Entrons dans le quartier des Relégués. Il se divise en 2 parties : un bâtiment collectif pouvant recevoir jusqu'à 40 bagnards et 19 cellules individuelles réservées aux "fortes têtes".
Forte tête ?
Voici le frère jumeaux des Relégués, le quartier des Libérés. Le mur de séparation est à gauche.
Maintenant direction les blockhaus. Leur capacité officielle était de 40 bagnards mais leur nombre atteignait parfois le double. Chaque blockhaus était organisé selon la même architecture : deux bat-flanc disposés de chaque côté et sur toute la longueur de la cellule, sur lesquels étaient soudées les "barres de justice". Durant la nuit ou 22/24h selon les délits, les bagnards y étaient attachés au moyen de manilles qui leur entravaient les chevilles. Le manque d'air, de lumière et la promiscuité s'ajoutaient à ces conditions de détentions difficiles.
Vue des latrines !
Montons en gamme ! A gauche le Premier Quartier pour les bagnards en partance pour les îles du Salut et à droite le Quartier Spécial réservés aux condamnés à mort.
Nous arrivons au fond du camp où se trouvent les Deuxième, Troisième et Quatrième Quartier. Cette fois les condamnés qui en "bénéficient" sont les fortes têtes ou plutôt les très difficiles à gérer. Peut-être était-ce pour les impressionner mais on y trouvait aussi l'emplacement de la guillotine, positionnée juste au centre sur la pelouse entre les bâtiments. Elle était montée la veille des exécutions et démontée immédiatement après. Le bourreau était un bagnard volontaire qui obtenait une prime pour chaque condamnation. Quant au condamné il recevait gracieusement un dernier repas, un verre de rhum, un litre de vin et une cigarette. Pour la petite histoire du bagne, on invitait également le bagnard a signer le registre de levée d'écrou ce qui signifiait pour une personne extérieure qu'il avait été libéré.
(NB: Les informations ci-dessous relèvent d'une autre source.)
__global__ __launch_bounds__(kSkinThreads) void k_face_bwd_face(int F, int G, int V, const int32_t *__restrict__ faces,
                                                                const float *__restrict__ vxyz,
                                                                const float *__restrict__ vrot,
                                                                const float *__restrict__ q_static,
                                                                const float *__restrict__ g_means,
                                                                const float *__restrict__ g_rots,
                                                                const float *__restrict__ g_normals, int nstride,
                                                                float *__restrict__ rec ,
                                                                const int32_t *__restrict__ frame_index, int n_views, int pypose)
{
    const int tid = threadIdx.x;
    const int faces_per_wg = kSkinThreads / G;
    const int fl = tid / G, sl = tid - fl * G;
    const int f = blockIdx.x * faces_per_wg + fl;
    const bool live = fl < faces_per_wg && f < F;
    const size_t n = (size_t)F * G;
    const int frame = blockIdx.y;
    {
        const size_t bv = blockIdx.y;
        vxyz += bv * V * 3;
        vrot += bv * V * 4;
        rec += bv * F * 3 * kCornerRec;
    }
    const int b0 = frame_index ? 0 : frame, b1 = frame_index ? n_views : frame + 1;
    v3 gm = mk3(0, 0, 0), gn = mk3(0, 0, 0);
    q4 go = q4{0.f, 0.f, 0.f, 0.f};
    if (live) {
        const size_t i = (size_t)f * G + sl;
        for (int bv = b0; bv < b1; ++bv) {
            if (frame_index && frame_index[bv] != frame) continue;
            if (g_means) gm = gm + ld3(g_means + (size_t)bv * n * 3, i);
            if (g_rots) {
                const float4 go4 = reinterpret_cast<const float4 *>(g_rots + (size_t)bv * n * 4)[i];
                go = qadd(go, q4{go4.y, go4.z, go4.w, go4.x});
            }
            if (g_normals) {
                const float *pn = g_normals + ((size_t)bv * n + i) * nstride;
                gn = gn + mk3(pn[0], pn[1], pn[2]);
            }
        }
    }
    __shared__ float s_log[kSkinThreads][3];
    __shared__ float s_val[kSkinThreads][9];
    face_bwd_finish(F, G, faces, vxyz, vrot, q_static, g_means != nullptr, g_rots != nullptr, g_normals != nullptr, live, f, sl, fl * G,
                    gm, go, gn, rec, pypose, s_log, s_val);
}

__global__ __launch_bounds__(kSkinThreads) void k_face_bwd_vertex(int V, int F, const int32_t *__restrict__ csr_off,
                                                                  const int32_t *__restrict__ csr_item ,
                                                                  const float *__restrict__ vrot,
                                                                  const float *__restrict__ rec,
                                                                  const float *__restrict__ ext_xyz,
                                                                  const float *__restrict__ ext_rot,
                                                                  float *__restrict__ g_vxyz, float *__restrict__ g_vrot, int pypose,
                                                                  const int32_t *__restrict__ view_frame, int n_view_recs)
{
    const int gid = blockIdx.x * kSkinThreads + threadIdx.x;
    const int v = gid >> 3, c = gid & 7;
    const bool live = v < V;
    const int frame = blockIdx.y;
    {
        const size_t bv = blockIdx.y;
        vrot += bv * V * 4;
        if (n_view_recs <= 0) rec += bv * F * 3 * kCornerRec;
        g_vxyz += bv * V * 3;
        g_vrot += bv * V * 4;
        if (ext_xyz) ext_xyz += bv * V * 3;
        if (ext_rot) ext_rot += bv * V * 4;
    }
    float a[kCornerRec] = {0.f, 0.f, 0.f, 0.f, 0.f, 0.f};
    if (live) {
        const int nb = n_view_recs > 0 ? n_view_recs : 1;
        for (int b = 0; b < nb; ++b) {
            if (n_view_recs > 0 && (view_frame ? view_frame[b] : b) != frame) continue;
            const float *__restrict__ rb = rec + (n_view_recs > 0 ? (size_t)b * F * 3 * kCornerRec : 0);
            for (int e = csr_off[v] + c; e < csr_off[v + 1]; e += 8) {
                const float2 *r = reinterpret_cast<const float2 *>(rb + (size_t)csr_item[e] * kCornerRec);
                const float2 r0 = r[0], r1 = r[1], r2 = r[2];
                a[0] += r0.x; a[1] += r0.y; a[2] += r1.x; a[3] += r1.y; a[4] += r2.x; a[5] += r2.y;
            }
        }
    }
#pragma unroll
    for (int i = 0; i < kCornerRec; ++i) {
        a[i] = dpp_add<0xB1>(a[i]);
        a[i] = dpp_add<0x4E>(a[i]);
        a[i] = dpp_add<0x141>(a[i]);
    }
    if (!live || c != 0) return;
    v3 X = mk3(a[0], a[1], a[2]);
    if (ext_xyz) X = X + ld3(ext_xyz, v);
    st3(g_vxyz, v, X);
    q4 g = pypose ? so3_log_grad_pp(ldq(vrot, v), mk3(a[3], a[4], a[5])) : so3_log_grad(ldq(vrot, v), mk3(a[3], a[4], a[5]));
    if (ext_rot) g = qadd(g, ldq(ext_rot, v));
    reinterpret_cast<float4 *>(g_vrot)[v] = make_float4(g.x, g.y, g.z, g.w);
}

}

using namespace dm4d;

namespace dm4d {

int skin_forward_launch(int B, int method, int V, int M, int K, const float *verts, const int32_t *idx, const float *w,
                        const float *dx, const float *dr, const float *ds, const float *dop, float *out_xyz,
                        float *out_rot, hipStream_t st)
{
    if (V <= 0 || B <= 0) return DM4D_OK;
    method &= 0xff;
    SkinArgs a{method, V, M, K, 0, verts, idx, w, dx, dr, method == kDqs ? nullptr : ds, method == kHybrid ? dop : nullptr};
    ProfScope prof_(kKSkinFwd, st);
    hipLaunchKernelGGL(k_skin_fwd, dim3((V + kSkinThreads - 1) / kSkinThreads, B), dim3(kSkinThreads), 0, st, a, out_xyz, out_rot);
    DM4D_HIP_CHECK(hipGetLastError());
    return DM4D_OK;
}

int skin_backward_launch(int B, int method, int V, int M, int K, const float *verts, const int32_t *idx, const float *w,
                         const float *dx, const float *dr, const float *ds, const float *dop, const float *g_xyz,
                         const float *g_rot, const int32_t *csr_off, const int32_t *csr_items, float *scratch,
                         float *o_dx, float *o_dr, float *o_ds, float *o_do, hipStream_t st)
{
    if (B <= 0) return DM4D_OK;
    const int pypose = (method & kPypose) ? 1 : 0;
    method &= 0xff;
    SkinArgs a{method, V, M, K, pypose, verts, idx, w, dx, dr, method == kDqs ? nullptr : ds, method == kHybrid ? dop : nullptr};
    ProfScope prof_(kKSkinBwd, st);
    if (V > 0) {
        if (K == 4)
            hipLaunchKernelGGL(k_skin_bwd_vertex_k4, dim3((4 * V + kSkinThreads - 1) / kSkinThreads, B), dim3(kSkinThreads), 0, st, a,
                               g_xyz, g_rot, scratch);
        else
            hipLaunchKernelGGL(k_skin_bwd_vertex, dim3((V + kSkinThreads - 1) / kSkinThreads, B), dim3(kSkinThreads), 0, st, a,
                               g_xyz, g_rot, scratch);
        DM4D_HIP_CHECK(hipGetLastError());
    }
    hipLaunchKernelGGL(k_skin_bwd_node, dim3(M, B), dim3(64), 0, st, M, csr_off, csr_items,
                       (const float *)scratch, o_dx, o_dr, o_ds, o_do, (size_t)V * K * kNodeRec);
    DM4D_HIP_CHECK(hipGetLastError());
    return DM4D_OK;
}

int face_forward_launch(int B, int F, int G, int V, const int32_t *faces, const float *vxyz, const float *vrot,
                        const float *qs, float *means, float *rots, float *normals, int nstride, const float *rgb,
                        float *colors6, hipStream_t st, char *zero_base, size_t zero_stride, int zero_n)
{
    if (F <= 0 || B <= 0) return zero_n > 0 ? DM4D_ERR_INVALID : DM4D_OK;
    G &= 0xff;
    ProfScope prof_(kKFaceFwd, st);
    const ZeroList zl = {zero_base, zero_stride, zero_base ? zero_n : 0};
    hipLaunchKernelGGL(k_face_fwd, dim3((F * G + kSkinThreads - 1) / kSkinThreads, B), dim3(kSkinThreads), 0, st, F, G, V,
                       faces, vxyz, vrot, qs, means, rots, normals, nstride, rgb, colors6, zl);
    DM4D_HIP_CHECK(hipGetLastError());
    return DM4D_OK;
}

int face_backward_launch(int B, int F, int G, int V, const int32_t *faces, const float *vxyz, const float *vrot,
                         const float *qs, const float *g_means, const float *g_rots, const float *g_normals, int nstride,
                         const int32_t *csr_off, const int32_t *csr_items, float *scratch, const float *ext_xyz,
                         const float *ext_rot, float *o_vxyz, float *o_vrot, const int32_t *frame_index, int n_views,
                         hipStream_t st)
{
    if (B <= 0) return DM4D_OK;
    const int pypose = (G & kPypose) ? 1 : 0;
    G &= 0xff;
    ProfScope prof_(kKFaceBwd, st);
    if (F > 0 && !(n_views < 0)) {
        const int fpw = kSkinThreads / G;
        hipLaunchKernelGGL(k_face_bwd_face, dim3((F + fpw - 1) / fpw, B), dim3(kSkinThreads), 0, st, F, G,
                           V, faces, vxyz, vrot, qs, g_means, g_rots, g_normals, nstride, scratch, frame_index, n_views, pypose);
        DM4D_HIP_CHECK(hipGetLastError());
    }
    if (V > 0) {
        const int n_view_recs = n_views < -1 ? -n_views - 1 : 0;
        hipLaunchKernelGGL(k_face_bwd_vertex, dim3((8 * V + kSkinThreads - 1) / kSkinThreads, B), dim3(kSkinThreads), 0, st, V,
                           F, csr_off, csr_items, vrot, (const float *)scratch, ext_xyz, ext_rot, o_vxyz, o_vrot, pypose,
                           frame_index, n_view_recs);
        DM4D_HIP_CHECK(hipGetLastError());
    }
    return DM4D_OK;
}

Pas de mort au camp de la transportation.
Approchons nous du 4° quartier !
Mais qui est cette forte tête ?
Et la cerise sur le gâteau c'est la visite de la cellule de Henri Charrière, plus connu sous le pseudonyme de Papillon. Enfin il semble...
Il est temps maintenant de revenir au présent et notre guide nous ouvre la porte vers la liberté. Ce fut une très belle visite et nous la recommandons vivement.
En voiture pour rejoindre Cayenne après un intéressant séjour dans l'Ouest guyanais qu'il faut absolument voir avant de quitter la Guyane et pour les plus sportifs il ne faut pas manquer la randonnée des chutes Voltaires sur trois jours qui permet une immersion profonde en forêt mais c'est une autre histoire (voir articles en Septembre 2019).